Extracted records:
static int forward_chunk(SvcHandle *h, const uint8_t *frames, int n, uint8_t *maps, hipStream_t s, int thr = 0, unsigned *census_rows = nullptr,
                         unsigned *profile_rows = nullptr) {
    NetPlan *p = h->plan;
    const int NH = p->NH, NW = p->NW;
    int H = NH / 2, W = NW / 2;
    size_t li = 0;
    auto next = [&]() -> const SvcLayer & { return h->layers[li++]; };
    float *IN = p->buf(B_IN), *P[2] = {p->buf(B_P0), p->buf(B_P1)}, *E0 = p->buf(B_E0), *E1 = p->buf(B_E1);
    const int fr_lds = front_lds_bytes();
    const bool front = h->front && p->fr_ok;
    p->last_front = front;
    if (!front) {
        ProfScope ps(h, SVC_K_LANCZOS, s);
        dim3 grid(ceil_div(NH, LZ_ROWS), n);
        size_t lds = ((size_t)p->lz_tile_cap * p->w * 3 + 15) / 16 * 16 + ((size_t)p->lz_tile_cap * NW * 3 + 15) / 16 * 16 +
                     (size_t)NW * p->hks * 4 + 768 * 4;
        k_lanczos_norm<<<grid, 256, lds, s>>>(frames, IN, p->h, p->w, NH, NW, (const int *)p->hb.p, (const int *)p->hk.p,
                                             p->hks, (const int *)p->vb.p, (const int *)p->vk.p, p->vks,
                                             (const float *)p->lut.p, LZ_ROWS, p->lz_tile_cap);
        SVC_CHECK_LAUNCH();
    }
    const SvcLayer &Lstem = next();
    if (!front) {
        ProfScope ps(h, SVC_K_STEM, s);
        const int tx = ceil_div(W, STEM_TW), ty = ceil_div(H, STEM_TH);
        k_stem_mfma<<<dim3((unsigned)(n * tx * ty)), 256, 0, s>>>(IN, (const float *)h->stem_wt.p, Lstem.b.dev, P[0], NH, NW,
                                                                 H, W, tx, ty);
        SVC_CHECK_LAUNCH();
    }
    int cur = 0;
    static const int T[7] = {1, 6, 6, 6, 6, 6, 6}, Cc[7] = {16, 24, 32, 64, 96, 160, 320}, Nn[7] = {1, 2, 3, 4, 3, 3, 1},
                     Ss[7] = {1, 2, 2, 2, 1, 2, 1};
    int idx = 1, inp = 32;
    for (int st = 0; st < 7; ++st)
        for (int i = 0; i < Nn[st]; ++i, ++idx) {
            const int oup = Cc[st], stride = (i == 0) ? Ss[st] : 1, t = T[st];
            const bool res = (stride == 1 && inp == oup);
            const bool tap = (idx == 7 || idx == 14);
            const int dws = (stride == 2 && !tap) ? 2 : 1;
            const float *x = P[cur];
            int OH = H / dws, OW = W / dws;
            float *y = tap ? p->buf(idx == 7 ? B_F4X : B_F2X) : P[cur ^ 1];
            if (front && idx == 1) {
                ProfScope ps(h, SVC_K_STEM, s);
                const SvcLayer &Ld = next();
                const SvcLayer &Lp = next();
                FrontArgs A;
                A.frames = frames; A.h = p->h; A.w = p->w; A.NH = NH; A.NW = NW; A.OH = H; A.OW = W;
                A.tiles_x = ceil_div(W, FR_TW); A.tiles_y = ceil_div(H, FR_TH);
                A.hb = (const int *)p->hb.p; A.hk = (const int *)p->hk.p; A.vb = (const int *)p->vb.p; A.vk = (const int *)p->vk.p;
                A.hks = p->hks; A.vks = p->vks; A.lut = (const float *)p->lut.p;
                A.Wstem = (const float *)h->stem_wt.p; A.bstem = Lstem.b.dev;
                RC(lane_weights(h, s, (const float *)h->stem_wt.p, 32, 32, 32, &A.Wstem_l));
                RC(lane_weights(h, s, Lp.w.dev, 32, 32, 16, &A.Wp_l));
                A.Wd = Ld.w.dev; A.bd = Ld.b.dev; A.Wp = Lp.w.dev; A.bp = Lp.b.dev;
                A.Y = y; A.in_dbg = h->keep_input ? IN : nullptr;
                A.nr_cap = p->fr_nr; A.nc_cap = p->fr_nc;
                for (int i = 0; i < FR_MAXT; ++i) {
                    A.row_lo[i] = p->fr_row_lo[i]; A.row_n[i] = p->fr_row_n[i];
                    A.col_lo[i] = p->fr_col_lo[i]; A.col_n[i] = p->fr_col_n[i];
                }
                k_front<<<dim3((unsigned)(n * A.tiles_x * A.tiles_y)), 256, fr_lds, s>>>(A);
                SVC_CHECK_LAUNCH();
            } else if (idx <= 7) {
                const SvcLayer *Le = (t != 1) ? &next() : nullptr;
                const SvcLayer &Ld = next();
                const SvcLayer &Lp = next();
                RC(launch_irb(h, s, x, n, H, W, inp, Le, Ld, Lp, dws, res ? x : nullptr, y));
            } else {
                const float *dwin = x;
                if (t != 1) {
                    RC(launch_pw(h, s, x, inp, next(), nullptr, 0, E0, inp * t, n * H * W, n));
                    dwin = E0;
                }
                const SvcLayer &Ld = next();
                if (H * W >= dwpw_min_px(h)) {
                    const SvcLayer &Lp = next();
                    RC(launch_dwpw(h, s, dwin, Ld, Lp, res ? x : nullptr, oup, y, oup, n, H, W));
                } else {
                    RC(launch_dw(h, s, dwin, Ld, E1, n, H, W));
                    RC(launch_pw(h, s, E1, inp * t, next(), res ? x : nullptr, oup, y, oup, n * OH * OW, n));
                }
            }
            if (tap) {
                ProfScope ps(h, SVC_K_RESAMPLE, s);
                k_subsample<<<blocks256((size_t)n * (OH / 2) * (OW / 2) * (oup / 4)), 256, 0, s>>>(y, P[cur ^ 1], n, OH,
                                                                                                  OW, oup);
                SVC_CHECK_LAUNCH();
                OH /= 2; OW /= 2;
            }
            H = OH; W = OW;
            cur ^= 1;
            inp = oup;
        }
    const int H5 = H, W5 = W, H4 = 2 * H5, W4 = 2 * W5, H3 = 4 * H5, W3 = 4 * W5;
    float *CAT1 = p->buf(B_CAT1);
    RC(launch_pw(h, s, P[cur], 320, next(), nullptr, 0, CAT1, 1296, n * H5 * W5, n));
    float *CAT2 = p->buf(B_CAT2), *CAT3 = p->buf(B_CAT3);
    {
        const SvcLayer &Le2 = next();
        const SvcLayer &Lr2 = next();
        RC(launch_pwpw(h, s, p->buf(B_F2X), 160, Le2, Lr2, CAT2 + 256, 384, n * H4 * W4));
        const SvcLayer &Le4 = next();
        const SvcLayer &Lr4 = next();
        RC(launch_pwpw(h, s, p->buf(B_F4X), 64, Le4, Lr4, CAT3 + 128, 192, n * H3 * W3));
    }
    next();
    if (p->gauss_filled < n) {
        ProfScope ps(h, SVC_K_RESAMPLE, s);
        k_gauss_fill<<<blocks256((size_t)n * H5 * W5 * 16), 256, 0, s>>>((const float *)p->gauss.p, CAT1, n, H5 * W5,
                                                                         1296, 1280);
        SVC_CHECK_LAUNCH();
        p->gauss_filled = n;
    }
    if (H5 * W5 >= dwpw_min_px(h)) {
        const SvcLayer &Ld = next();
        RC(launch_dwpw(h, s, CAT1, Ld, next(), nullptr, 0, p->buf(B_PC), 256, n, H5, W5));
    } else {
        RC(launch_dw(h, s, CAT1, next(), p->buf(B_PCD), n, H5, W5));
        RC(launch_pw(h, s, p->buf(B_PCD), 1296, next(), nullptr, 0, p->buf(B_PC), 256, n * H5 * W5, n));
    }
    {
        const SvcLayer &Le = next();
        RC(launch_pw_ex(h, s, p->buf(B_PC), 256, Le.w.dev, 384, 256, nullptr, 0, 768, nullptr, 0, p->buf(B_T1), 768,
                        n * H5 * W5, n, nullptr));
        const UpsAdd ua{p->buf(B_T1), H5, W5, 768, make_fdiv(W4), make_fdiv(H4)};
        RC(launch_pw_ex(h, s, CAT2 + 256, 384, Le.w.dev + 256, 384, 128, Le.b.dev, Le.relu6, 768, nullptr, 0,
                        p->buf(B_U2E), 768, n * H4 * W4, n, &ua));
        const SvcLayer &Ld = next();
        RC(launch_dwpw(h, s, p->buf(B_U2E), Ld, next(), nullptr, 0, p->buf(B_U2), 128, n, H4, W4));
    }
    {
        const SvcLayer &Le = next();
        RC(launch_pw_ex(h, s, p->buf(B_U2), 128, Le.w.dev, 192, 128, nullptr, 0, 384, nullptr, 0, p->buf(B_T2), 384,
                        n * H4 * W4, n, nullptr));
        const UpsAdd ua{p->buf(B_T2), H4, W4, 384, make_fdiv(W3), make_fdiv(H3)};
        RC(launch_pw_ex(h, s, CAT3 + 128, 192, Le.w.dev + 128, 192, 64, Le.b.dev, Le.relu6, 384, nullptr, 0,
                        p->buf(B_P3E), 384, n * H3 * W3, n, &ua));
        const SvcLayer &Ld = next();
        RC(launch_dwpw(h, s, p->buf(B_P3E), Ld, next(), nullptr, 0, p->buf(B_DEC), 64, n, H3, W3));
    }
    const SvcLayer &La = next();
    {
        ProfScope ps(h, SVC_K_RESAMPLE, s);
        k_adapt<<<blocks256((size_t)n * H3 * W3), 256, 0, s>>>(p->buf(B_DEC), La.w.dev, La.b.dev, p->buf(B_LOGIT),
                                                              (size_t)n * H3 * W3, (unsigned *)p->fmax.p, n,
                                                              (unsigned long long *)h->census.p, h->chunk);
        SVC_CHECK_LAUNCH();
    }
    const SvcLayer &Ls = next();
    ProfScope ps_smooth(h, SVC_K_SMOOTH, s);
    {
        dim3 grid(ceil_div(p->h, SD_ROWS), n);
        const size_t lds = ((size_t)H3 * W3 + 64 * SD_KP + (size_t)p->sd_tile_cap * NW) * sizeof(float);
        k_smooth_down_mfma<<<grid, 256, lds, s>>>(p->buf(B_LOGIT), Ls.w.dev, p->buf(B_PRE), (unsigned *)p->fmax.p, H3, W3,
                                                  NH, NW, p->h, p->w, SD_ROWS, p->sd_tile_cap, make_fdiv(p->w));
        SVC_CHECK_LAUNCH();
    }
    if (profile_rows) {
        k_quantise_profile<<<dim3(ceil_div(p->h, BP_ROWS), n), 256, 0, s>>>(p->buf(B_PRE), (const unsigned *)p->fmax.p, maps, p->h, p->w,
                                                                            thr, (unsigned long long *)h->census.p, census_rows,
                                                                            profile_rows);
    } else {
        k_quantise<<<blocks256((size_t)n * p->h * p->w), 256, 0, s>>>(p->buf(B_PRE), (const unsigned *)p->fmax.p, maps, n,
                                                                     p->h * p->w, make_fdiv(p->h * p->w), thr,
                                                                     (unsigned long long *)h->census.p, census_rows);
    }
    SVC_CHECK_LAUNCH();
    if (thr > 0) h->census_maps += (unsigned long long)n;
    p->last_n = n;
    return SVC_OK;
}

Description of the task:
In the entries above, the lines between the one holding "RC(lane_weights(h, s, (const" and the one holding "for (int i = 0; i < FR_MAXT;", inclusive, are to be printed exactly as written, and those alone.

Answer to this exercise:
                RC(lane_weights(h, s, (const float *)h->stem_wt.p, 32, 32, 32, &A.Wstem_l));
                RC(lane_weights(h, s, Lp.w.dev, 32, 32, 16, &A.Wp_l));
                A.Wd = Ld.w.dev; A.bd = Ld.b.dev; A.Wp = Lp.w.dev; A.bp = Lp.b.dev;
                A.Y = y; A.in_dbg = h->keep_input ? IN : nullptr;
                A.nr_cap = p->fr_nr; A.nc_cap = p->fr_nc;
                for (int i = 0; i < FR_MAXT; ++i) {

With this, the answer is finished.